【Company Research】Alibaba (9988 HK) – 2QFY21 beat on margin

Alibaba delivered solid 2QFY21 results, with revenue/Non GAAP net profit +30% YoY/+44% YoY, 0%/23% above consensus. CMR +20% YoY, in line with our estimate. We reiterate our confidence on BABA’s secular growth, backed by livestreaming initiatives, Taobao deals penetration and cloud opportunity. We slightly raised its earnings by 4%/5%/5% in FY21/22/23E for Sun Art consolidation and better margin of emerging business, with TP of HK$349.4 (from HK$345.0). Valuation at 24x FY22E P/E is not demanding, and we expect further catalysts to come (e.g. cloud quarterly breakeven, “11.11”).

 

  • 2QFY21 beat on margin. 2QFY21 topline/bottom line grew 30%/44% YoY, 0%/23% above consensus. Adj. EBITA margin came out at 27% (vs. our estimate of 26%), mainly on narrowing loss margin of local service, Cainiao, DME and cloud. Market concern lies on its moderate Tmall GMV (+21% YoY) and core commerce EBITA margin decline (35%, -3ppts YoY, in line with our estimate).
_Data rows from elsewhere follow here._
@@ -319,13 +321,13 @@
     }
     if constexpr (BIAS_LDS) __builtin_amdgcn_sched_barrier(0);
     if constexpr (sizeof(TC) == 2 && MODE == SSL4GIE_EPI_AFFINE_AUX_RELU) {
-        p_store_bf16_aux<FULL, 5, NJ, NT>(acc, stg, alpha, aux, (bf16_t*)C, ldc, rbase, cbase, M, N, lane,
+        p_store_bf16_aux<FULL, 5, NJ, NT, MI>(acc, stg, alpha, aux, (bf16_t*)C, ldc, rbase, cbase, M, N, lane,
                                       residual , bias , accumulate );
     } else if constexpr (sizeof(TC) == 2 && (MODE == SSL4GIE_EPI_DGELU || MODE == SSL4GIE_EPI_MUL_AUX ||
                                       MODE == SSL4GIE_EPI_RELU_MASK_AUX || MODE == SSL4GIE_EPI_ADD_AUX)) {
         constexpr int AUXF = MODE == SSL4GIE_EPI_DGELU ? 2
                            : (MODE == SSL4GIE_EPI_RELU_MASK_AUX ? 3 : (MODE == SSL4GIE_EPI_ADD_AUX ? 4 : 1));
-        p_store_bf16_aux<FULL, AUXF, NJ, NT>(acc, stg, alpha, aux, (bf16_t*)C, ldc, rbase, cbase, M, N, lane);
+        p_store_bf16_aux<FULL, AUXF, NJ, NT, MI>(acc, stg, alpha, aux, (bf16_t*)C, ldc, rbase, cbase, M, N, lane);
     } else if constexpr (sizeof(TC) == 2) {
         const int R0 = lane >> 3, Cc = lane & 7;
         auto put = [&](int base, int nt, const f32x4& x) {
@@ -399,9 +401,9 @@
             };
             rd(0, qa[0], qb[0]);
 #pragma unroll
-            for (int i = 0; i < 16; ++i) {
+            for (int i = 0; i < 2 * MI; ++i) {
                 const int mt = i >> 1, np = i & 1;
-                if (i + 1 < 16) rd(i + 1, qa[(i + 1) & 1], qb[(i + 1) & 1]);
+                if (i + 1 < 2 * MI) rd(i + 1, qa[(i + 1) & 1], qb[(i + 1) & 1]);
                 unsigned dA[2], gA[2], dB[2], gB[2];
                 p_gelu_tab_finish(qa[i & 1], dA, gA);
                 p_gelu_tab_finish(qb[i & 1], dB, gB);
@@ -436,7 +438,7 @@
         if constexpr (PAIR && NJ == 4 && !TAB) {
             if (xpose_swap) {
 #pragma unroll
-                for (int mt = 0; mt < 8; ++mt) {
+                for (int mt = 0; mt < MI; ++mt) {
                     const int gm = rbase + 16 * mt + r16;
 #pragma unroll
                     for (int np = 0; np < 2; ++np) {
@@ -482,13 +484,13 @@
         prio(0);
         stage(0);
 #pragma unroll
-        for (int mt = 0; mt < 8; ++mt) {
+        for (int mt = 0; mt < MI; ++mt) {
             u32x4 w0[2], w1[2];
             fetch(0, w0);
             if constexpr (PAIR) fetch(2048, w1);
             __builtin_amdgcn_sched_barrier(0);
             prio(mt + 1);
-            if (mt + 1 < 8) stage(mt + 1);
+            if (mt + 1 < MI) stage(mt + 1);
             __builtin_amdgcn_sched_barrier(0);
             store(w0, (bf16_t*)C, mt, true);
             if constexpr (PAIR) store(w1, out2, mt, false);
@@ -514,7 +516,7 @@
             }
         }
     } else {
-        p_store_f32<FULL, MODE == SSL4GIE_EPI_BIAS_RESIDUAL, NJ, NT>(
+        p_store_f32<FULL, MODE == SSL4GIE_EPI_BIAS_RESIDUAL, NJ, NT, MI>(
             acc, stg, alpha, bias_t, residual, ldr, MODE == SSL4GIE_EPI_NONE && accumulate, (float*)C,
             ldc, rbase, cbase, M, N, lane);
     }
diff --git a/ssl4gie_amd/csrc/gemm_nt256.hip b/ssl4gie_amd/csrc/gemm_nt256.hip
--- a/ssl4gie_amd/csrc/gemm_nt256.hip
+++ b/ssl4gie_amd/csrc/gemm_nt256.hip
@@ -24,7 +24,7 @@
 #endif
 
 template <typename TC, int MODE, int CONV, bool STATS = false, int ROLE = 0, int NJ = 4, bool PH2 = false,
-          bool NTS = false , bool TAB = false>
+          bool NTS = false , bool TAB = false, int MI = 8>
 __global__ __launch_bounds__(512, 2) void gemm_bf16_nt256_kernel(
     const bf16_t* __restrict__ A, long long lda, const bf16_t* __restrict__ B, long long ldb,
     TC* __restrict__ C, long long ldc, int M, int N, int K, int tiles_n, int ntiles, EpiArgs e,
@@ -65,8 +65,13 @@
     static_assert(!TAB || (NJ == 4 && ROLE == 0 && CONV == 0 && !STATS && sizeof(TC) == 2 &&
                            (MODE == SSL4GIE_EPI_BIAS_GELU || MODE == SSL4GIE_EPI_BIAS_GELU_GRAD)),
                   "the table form exists for the GELU pair on the 256 x 256 tile");
+    static_assert(MI == 8 || ((MI == 7 || MI == 5) && NJ == 4 && ROLE == 0 && CONV == 0 && !STATS && PH2),
+                  "224 / 160-row tiles: plain operands, ROLE 0, no statistics, two-phase K-tile");
     constexpr int WN = 16 * NJ;
     constexpr int BN = 4 * WN;
+    constexpr int WM = 16 * MI;
+    constexpr int BM = 2 * WM;
+    constexpr int R1 = MI - 4;
 #pragma unroll
     for (int J = 0; J < 4; ++J) vo[J][0] = vo[J][1] = 0;
     yo[0][0] = yo[0][1] = yo[1][0] = yo[1][1] = 0;
@@ -83,7 +88,7 @@
     const int c_cpt = c_C / P_BK;
     auto point_at = [&](int ti) {
         const int tile = tile_of(ti);
-        const int sm0 = (tile / tiles_n) * P_BM, sn0 = (tile % tiles_n) * BN;
+        const int sm0 = (tile / tiles_n) * BM, sn0 = (tile % tiles_n) * BN;
         auto offs = [&](int i, int h, bool is_a) -> unsigned {
             if (NJ == 3 && !is_a && h == 1) {
                 const int lr1 = wave * 8 + (lane >> 3);
@@ -93,7 +98,7 @@
             }
             const int lr = (pbase + i) * 8 + (lane >> 3);
             if (is_a) {
-                int ra = sm0 + (lr >> 6) * 128 + h * 64 + (lr & 63);
+                int ra = sm0 + (lr >> 6) * WM + h * 64 + (lr & 63);
                 ra = ra < M ? ra : M - 1;
                 if constexpr (CONV != 0) return (unsigned)ra;
                 return (unsigned)((long long)ra * lda * 2) + (ROLE == 0 ? co[i] : 0u);
@@ -152,6 +157,8 @@
                 if constexpr (NJ == 2 && J == 2) {
                 } else if constexpr (NJ == 3 && J == 2) {
                     p_glds1(base, vo[J][0], dst - pbase * 1024 + wave * 1024);
+                } else if constexpr (MI < 8 && J == 3) {
+                    if (wc < R1) p_glds2(base, vo[J][0], vo[J][1], dst, dst + 1024);
                 } else if constexpr (ROLE == 0) {
                     p_glds2(base, vo[J][0], vo[J][1], dst, dst + 1024);
                 } else {
@@ -202,9 +209,9 @@
                                 (ks ? ch1 : ch0));
     };
 
-    f32x4 acc[8][4];
-#pragma unroll
-    for (int i = 0; i < 8; ++i)
+    f32x4 acc[MI][4];
+#pragma unroll
+    for (int i = 0; i < MI; ++i)
 #pragma unroll
         for (int j = 0; j < NJ; ++j) acc[i][j] = f32x4{0, 0, 0, 0};
     bf16x8 a[4][2], b0[2][2], b1[2][2];
@@ -236,6 +243,12 @@
         if constexpr (NJ == 2) {
             if constexpr (PH == 0) mm(I0{}, I0{}, I0{}, I4{}, b0);
             if constexpr (PH == 3) mm(I1{}, I0{}, I0{}, I4{}, b0);
+        } else if constexpr (NJ == 4 && MI < 8) {
+            using IR = std::integral_constant<int, R1>;
+            if constexpr (PH == 0) mm(I0{}, I0{}, I0{}, I4{}, b0);
+            if constexpr (PH == 1) mm(I0{}, I1{}, I0{}, IR{}, b1);
+            if constexpr (PH == 2) { mm(I0{}, I1{}, IR{}, I4{}, b1); mm(I1{}, I1{}, I0{}, IR{}, b1); }
+            if constexpr (PH == 3) mm(I1{}, I0{}, I0{}, IR{}, b0);
         } else if constexpr (NJ == 4) {
             if constexpr (PH == 0) mm(I0{}, I0{}, I0{}, I4{}, b0);
             if constexpr (PH == 1) mm(I0{}, I1{}, I0{}, I4{}, b1);
@@ -336,7 +349,7 @@
             __builtin_amdgcn_sched_barrier(0);
             __builtin_amdgcn_s_barrier();
 #pragma unroll
-            for (int mi = 0; mi < 4; ++mi)
+            for (int mi = 0; mi < R1; ++mi)
 #pragma unroll
                 for (int ks = 0; ks < 2; ++ks) a[mi][ks] = ldA(cb, 1, mi, ks);
             __builtin_amdgcn_sched_barrier(0);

We view it as soft seasonality and strategic investment in Taobao deal & Juhuasuan user acquisition, and we suggest to move into 3QFY21E with eye-catching 11.11. Moreover, strong Cloud (topline +60% YoY, adj. EBITA margin narrowing to -1%) and Cainiao rev acceleration strengthened its breakeven insights.

 

  • Solid core commerce, and eyes on “11.11”.  2QFY21 CMR grew 20% YoY, in line with our estimate. Taobao online physical goods GMV saw high-teens yoy growth in 2QFY21. Taobao Live impressed us, with > RMB350bn GMV for 12-m ended on 30 Sep 2020. We expect higher ads performance and stronger engagement ahead, boosted by upgraded model, new brand incubating and enriched ads format, but it would take some time to see meaningful rev contribution. Looking ahead, we are bullish on its 11.11 momentum, backed by: 1) livestreaming to stimulate engagement; 2) prepayment features and festival extension (two periods) to give SMEs more exposure; and 3) enhanced logistics.

 

  • Maintain BUY.  We think BABA is well positioned to capture online consumption recovery and long-term benefit from structural opportunities. Given Sun Art consolidation and better margin of emerging business, we slightly raised its earnings by 4%/5%/5% in FY21/22/23E, with SOTP-based TP of HK$349.4 (31x FY22E P/E).